E essa fome nunca se sacia porque, como diz Jeammet (1999), a “apetência objetal” da bulimia se baseia em uma busca perpétua pelo objeto ideal – que, no digital, se traduz no scroll infinito. Não importa quantos vídeos assistimos, quantos tweets lemos, quantos posts salvamos para “ver depois” (e nunca voltamos): sempre há algo mais. E porque há sempre algo mais, nunca há o suficiente.
Freud (1913), em Totem e Tabu, descreve o canibalismo social como a origem de um ritual primitivo, uma orgia alimentar na qual o excesso leva à culpa e à necessidade de expiação. No digital, a lógica se repete: um frisson em torno de um assunto, uma avalanche de interações, um esgotamento coletivo, o esquecimento. Um novo ciclo começa logo depois.
A cultura digital, assim, se revela um banquete antropofágico, no qual o sujeito devora o que pode, absorve o que deseja e vomita o excesso. O que não se mastiga, se engole inteiro. O que não se digere, se expele com desprezo. E a fome nunca passa.
Fontes:
FREUD, Sigmund. Totem e tabu. In: FREUD, S. Obras psicológicas completas de Sigmund Freud, v. XIII. Edição Standard Brasileira. Rio de Janeiro: Imago, 1996.
FREUD, Sigmund. Psicologia das massas e análise do eu. In: FREUD, S. Obras psicológicas completas de Sigmund Freud, v. XVIII. Edição Standard Brasileira. Rio de Janeiro: Imago, 1996.
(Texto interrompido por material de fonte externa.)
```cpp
constexpr int kPrimaryNone = 0, kPrimaryAll = 1, kPrimaryList = 2;
MIRT_DI uint32_t primary_list_ray(const FrameParams& fp, const uint32_t* __restrict__ ov_pix, uint32_t n_ov, float inv_n_ov, uint32_t j) {
	uint32_t k;
	const uint32_t slot = udiv_f(j, n_ov, inv_n_ov, k);
	return slot * fp.n_pix + ov_pix[k];
}
template <bool COUNT, int PRIMARY, bool LENS = false>
__global__ __launch_bounds__(kTraceBlock, 8) void k_trace(SceneDev sc, FrameParams fp,
                                                       StreamBuf in, HitRec* __restrict__ hit_out,
                                                       Queue closest_queue, uint32_t* closest_work,
                                                       ShadowBuf sh, ShadowSink sink,
                                                       Queue shadow_queue, uint32_t* shadow_work, FatList fat_closest, FatList fat_shadow,
// ... 3 lines not shown
	const float inv_n_ov = 1.0f / static_cast<float>(n_ov ? n_ov : 1u);
	if (PRIMARY) closest_queue.n = nullptr;
	const uint32_t nc = PRIMARY == kPrimaryAll ? fp.n_pix * fp.batch_n : PRIMARY == kPrimaryList ? n_ov * fp.batch_n : queue_total(closest_queue), ns = PRIMARY ? 0u : queue_total(shadow_queue);
	if (nc + ns == 0) return;
	if (blockIdx.x == 0 && threadIdx.x == 0) {
		if (nc && PRIMARY != kPrimaryList) atomicAdd(&ctr->rays, static_cast<unsigned long long>(nc));
		if (ns) atomicAdd(&ctr->shadow_rays, static_cast<unsigned long long>(ns));
	}
	uint32_t c_nodes = 0, c_spheres = 0, s_nodes = 0, s_spheres = 0, c_term = 0;
	if (sc.use_bvh && sc.n_recs != 0) {
		if (static_cast<uint64_t>(blockIdx.x) * 64u >= static_cast<uint64_t>(nc) + ns) return;
		const TraceLds tl = stage_bvh(sc, lds);
		{
			auto load_ray = [&](uint32_t i, float& px, float& py, float& pz, float& dx, float& dy, float& dz, float& tf) {
				if (PRIMARY && LENS) { uint32_t path; lens_camera_ray(fp, lens, i, path, px, py, pz, dx, dy, dz); }
				else if (PRIMARY) { uint32_t path; primary_ray(fp, PRIMARY == kPrimaryList ? primary_list_ray(fp, in.path, n_ov, inv_n_ov, i) : i, path, dx, dy, dz); px = fp.cam.pos[0]; py = fp.cam.pos[1]; pz = fp.cam.pos[2]; }
				else { px = in.px[i]; py = in.py[i]; pz = in.pz[i]; dx = in.dx[i]; dy = in.dy[i]; dz = in.dz[i]; }
				tf = MIRT_FLT_MAX;
			};
			auto store_result = [&](uint32_t i, const Trav& t, bool) { const uint32_t o = PRIMARY == kPrimaryList ? primary_list_ray(fp, in.path, n_ov, inv_n_ov, i) : i; hit_out[o] = HitRec{ t.tfar, t.prim }; };
			trace_queue<kClosest, COUNT>(sc, tl, closest_queue, nc, closest_work, fat_closest, c_nodes, c_spheres, load_ray, store_result);
		}
		if (!PRIMARY) {
			auto load_ray = [&](uint32_t i, float& px, float& py, float& pz, float& dx, float& dy, float& dz, float& tf) {
				shadow_origin(sh, sink, i, px, py, pz); dx = sh.dx[i]; dy = sh.dy[i]; dz = sh.dz[i]; tf = sh.tfar[i];
			};
			auto store_result = [&](uint32_t i, const Trav&, bool occluded) { shadow_finish(sh, sink, i, occluded, c_term); };
			trace_queue<kAnyHit, COUNT>(sc, tl, shadow_queue, ns, shadow_work, fat_shadow, s_nodes, s_spheres, load_ray, store_result);
		}
	} else {
		const QueueView qc = PRIMARY ? queue_identity(nc) : queue_view(closest_queue);
		const QueueView qs = PRIMARY ? queue_identity(0u) : queue_view(shadow_queue);
		for (uint32_t base = blockIdx.x * kTraceBlock; base < nc; base += gridDim.x * kTraceBlock) {
			const bool active = base + threadIdx.x < nc;
			const uint32_t i = active ? queue_slot(qc, base, base + threadIdx.x) : 0u;
			float px = 0, py = 0, pz = 0, dx = 1, dy = 1, dz = 1;
			if (active) {
				if (PRIMARY && LENS) { uint32_t path; lens_camera_ray(fp, lens, i, path, px, py, pz, dx, dy, dz); }
				else if (PRIMARY) { uint32_t path; primary_ray(fp, i, path, dx, dy, dz); px = fp.cam.pos[0]; py = fp.cam.pos[1]; pz = fp.cam.pos[2]; }
				else { px = in.px[i]; py = in.py[i]; pz = in.pz[i]; dx = in.dx[i]; dy = in.dy[i]; dz = in.dz[i]; }
			}
			float tfar = MIRT_FLT_MAX;
			int32_t prim = -1;
			if (sc.use_bvh == 0) traverse_brute<false, COUNT>(sc, lds, active, px, py, pz, dx, dy, dz, tfar, prim, c_spheres);
			if (active) hit_out[i] = HitRec{ tfar, prim };
		}
		for (uint32_t base = blockIdx.x * kTraceBlock; base < ns; base += gridDim.x * kTraceBlock) {
			const bool active = base + threadIdx.x < ns;
			const uint32_t i = active ? queue_slot(qs, base, base + threadIdx.x) : 0u;
			float px = 0, py = 0, pz = 0, dx = 1, dy = 1, dz = 1, tfar = 0;
			if (active) { shadow_origin(sh, sink, i, px, py, pz); dx = sh.dx[i]; dy = sh.dy[i]; dz = sh.dz[i]; tfar = sh.tfar[i]; }
			bool occluded = false;
			int32_t dummy = -1;
			if (sc.use_bvh == 0) occluded = traverse_brute<true, COUNT>(sc, lds, active, px, py, pz, dx, dy, dz, tfar, dummy, s_spheres);
			if (active) shadow_finish(sh, sink, i, occluded, c_term);
		}
	}
	wave_sum(c_term, &ctr->terminated);
	if (COUNT) { wave_sum(c_nodes, &ctr->nodes); wave_sum(c_spheres, &ctr->spheres); wave_sum(s_nodes, &ctr->shadow_nodes); wave_sum(s_spheres, &ctr->shadow_spheres); }
}

template <bool COUNT, int PRIMARY, bool LENS = false>
__global__ __launch_bounds__(1024) void k_trace_fat(SceneDev sc, FrameParams fp, StreamBuf in, HitRec* __restrict__ hit_out, FatList fat_closest,
                                                    ShadowBuf sh, ShadowSink sink, FatList fat_shadow, DevCounters* ctr, const uint32_t* ov_count, LensParams lens) {
	__shared__ float s_t[16];
	__shared__ int32_t s_p[16];
	const uint32_t nc = min(*fat_closest.count, fat_closest.capacity), ns = min(*fat_shadow.count, fat_shadow.capacity);
	const uint32_t lane = threadIdx.x & 63u, wave = threadIdx.x >> 6, n_waves = blockDim.x >> 6;
	const uint32_t n_ov = PRIMARY == kPrimaryList ? *ov_count : 0u;
	const float inv_n_ov = 1.0f / static_cast<float>(n_ov ? n_ov : 1u);
	for (uint32_t k = blockIdx.x; k < nc; k += gridDim.x) {
		const uint32_t i = PRIMARY == kPrimaryList ? primary_list_ray(fp, in.path, n_ov, inv_n_ov, fat_closest.rays[k]) : fat_closest.rays[k];
		float px, py, pz, dx, dy, dz;
		if (PRIMARY && LENS) { uint32_t path; lens_camera_ray(fp, lens, i, path, px, py, pz, dx, dy, dz); }
		else if (PRIMARY) { uint32_t path; primary_ray(fp, i, path, dx, dy, dz); px = fp.cam.pos[0]; py = fp.cam.pos[1]; pz = fp.cam.pos[2]; }
		else { px = in.px[i]; py = in.py[i]; pz = in.pz[i]; dx = in.dx[i]; dy = in.dy[i]; dz = in.dz[i]; }
		float tfar = MIRT_FLT_MAX; int32_t prim = -1;
		for (uint32_t p = threadIdx.x; p < sc.n_spheres; p += blockDim.x) sphere_closest(sc.spheres[p], static_cast<int32_t>(p), px, py, pz, dx, dy, dz, tfar, prim);
		for (int off = 32; off > 0; off >>= 1) {
			const float ot = __shfl_down(tfar, off, 64); const int32_t op = __shfl_down(prim, off, 64);
			const bool take = (op >= 0) & ((prim < 0) | (ot < tfar) | ((ot == tfar) & (op < prim)));
			tfar = take ? ot : tfar; prim = take ? op : prim;
		}
		__syncthreads();
		if (lane == 0) { s_t[wave] = tfar; s_p[wave] = prim; }
		__syncthreads();
		if (threadIdx.x == 0) {
			for (uint32_t w = 1; w < n_waves; w++) {
				const float ot = s_t[w]; const int32_t op = s_p[w];
				const bool take = (op >= 0) && ((prim < 0) || (ot < tfar) || ((ot == tfar) && (op < prim)));
				if (take) { tfar = ot; prim = op; }
			}
			hit_out[i] = HitRec{ tfar, prim };
			if (COUNT) atomicAdd(&ctr->spheres, static_cast<unsigned long long>(sc.n_spheres));
		}
	}
	for (uint32_t k = blockIdx.x; k < ns; k += gridDim.x) {
		const uint32_t i = fat_shadow.rays[k];
		float px, py, pz;
		shadow_origin(sh, sink, i, px, py, pz);
		const float dx = sh.dx[i], dy = sh.dy[i], dz = sh.dz[i], tfar = sh.tfar[i];
		bool occ = false;
		for (uint32_t p = threadIdx.x; p < sc.n_spheres && !occ; p += blockDim.x) occ = sphere_occludes(sc.spheres[p], px, py, pz, dx, dy, dz, tfar);
		const int any = __syncthreads_or(occ ? 1 : 0);
		if (threadIdx.x == 0) {
			uint32_t c_term = 0;
			shadow_finish(sh, sink, i, any != 0, c_term);
			if (c_term) atomicAdd(&ctr->terminated, 1ull);
			if (COUNT) atomicAdd(&ctr->shadow_spheres, static_cast<unsigned long long>(sc.n_spheres));
		}
	}
}

template <bool COUNT, bool LENS>
__global__ __launch_bounds__(kTraceBlock, 8) void k_trace_sparse(SceneDev sc, FrameParams fp, const uint32_t* __restrict__ active_pix, uint32_t n_active, HitRec* __restrict__ hit_out,
                                                              uint32_t* work, FatList fat, DevCounters* ctr, LensParams lens) {
// ... 478 lines not shown
```

cpu-raytracing-experiments_amd/csrc/mirt_capi.hip:

```cpp
#include "../../include/mirt.h"
#include "kernels.hpp"
#include "bvh_layout.hpp"
#include "bvh_build.hpp"
#include "lbvh_build.hpp"
#include "noise_host.hpp"

#include <hip/hip_runtime.h>
#include <algorithm>
#include <cstdarg>
#include <cstdint>
#include <cstdio>
#include <cstdlib>
#include <cstring>
#include <string>
#include <vector>

using namespace mirt;

namespace {

thread_local std::string g_create_error;

struct DeviceBuffer {
	void* ptr = nullptr;
// ... 112 lines not shown
};

namespace {

int fail(mirt_ctx* ctx, int code, const char* fmt, ...) {
	char buf[512];
	va_list ap; va_start(ap, fmt); vsnprintf(buf, sizeof buf, fmt, ap); va_end(ap);
	if (ctx) ctx->error = buf; else g_create_error = buf;
	return code;
}
#define HIP_TRY(ctx, expr) do { hipError_t _e = (expr); if (_e != hipSuccess) return fail(ctx, MIRT_ERR_HIP, "%s: %s", #expr, hipGetErrorString(_e)); } while (0)

constexpr uint32_t kMaxBatch = 256;
constexpr uint64_t kBatchRays = 1024ull << 20;
constexpr uint64_t kSerialRays = 96ull << 20;
constexpr size_t kStreamPlanes = 2 * 10 + 2 + 14;
uint32_t pix_bits_of(const mirt_ctx* c) { uint32_t b = 8; while ((1ull << b) < static_cast<uint64_t>(c->n_tiles) * kTileSize) b++; return b; }
uint32_t max_slots(const mirt_ctx* c) {
	const uint64_t n_pix = std::max<uint64_t>(static_cast<uint64_t>(c->n_tiles) * kTileSize, 1);
	const uint64_t by_slots = ((1ull << 30) - 3ull * kSegs * kShadeBlock) / n_pix;
	return static_cast<uint32_t>(std::max<uint64_t>(std::min<uint64_t>(std::min<uint64_t>(kMaxBatch, 1u << (30u - std::min<uint32_t>(pix_bits_of(c), 24u))), by_slots), 1));
}
uint32_t batch_floor(const mirt_ctx* c) { return std::max<uint32_t>(std::min<uint32_t>(c->policy.buckets, 5u), 1u); }
uint32_t batch_limit(const mirt_ctx* c) {
	if (c->policy.max_batch) return std::min(c->policy.max_batch, max_slots(c));
	const uint64_t n_pix = static_cast<uint64_t>(c->n_tiles) * kTileSize;
	if (n_pix == 0) return 1;
	const uint64_t b = std::max<uint64_t>((kBatchRays + n_pix / 2) / n_pix, batch_floor(c));
	return static_cast<uint32_t>(std::min<uint64_t>(std::min<uint64_t>(b, max_slots(c)), std::max<uint32_t>(c->batch_mem_cap, 1u)));
}
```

GREEN, André. Conferências brasileiras de André Green – Metapsicologia dos limites. Rio de Janeiro: Imago, 1990.
JEAMMET, Philippe. Desregulação narcísica e objetais na bulimia. In: BRUSSET, B.; COUVREUR, A.; FINE, A. A bulimia. São Paulo: Escuta, 1999.
LAPLANCHE, Jean; PONTALIS, Jean-Bertrand. Vocabulário de psicanálise. Lisboa: Martins Fontes, 1986.
POSTIGO, Vanuza Monteiro Campos. “O seu amor é canibal”: sobre o devoramento e expulsão do outro na dinâmica da relação amorosa. In: V Congresso Internacional de Psicopatologia Fundamental e XI Congresso Brasileiro de Psicopatologia Fundamental. Setembro de 2012.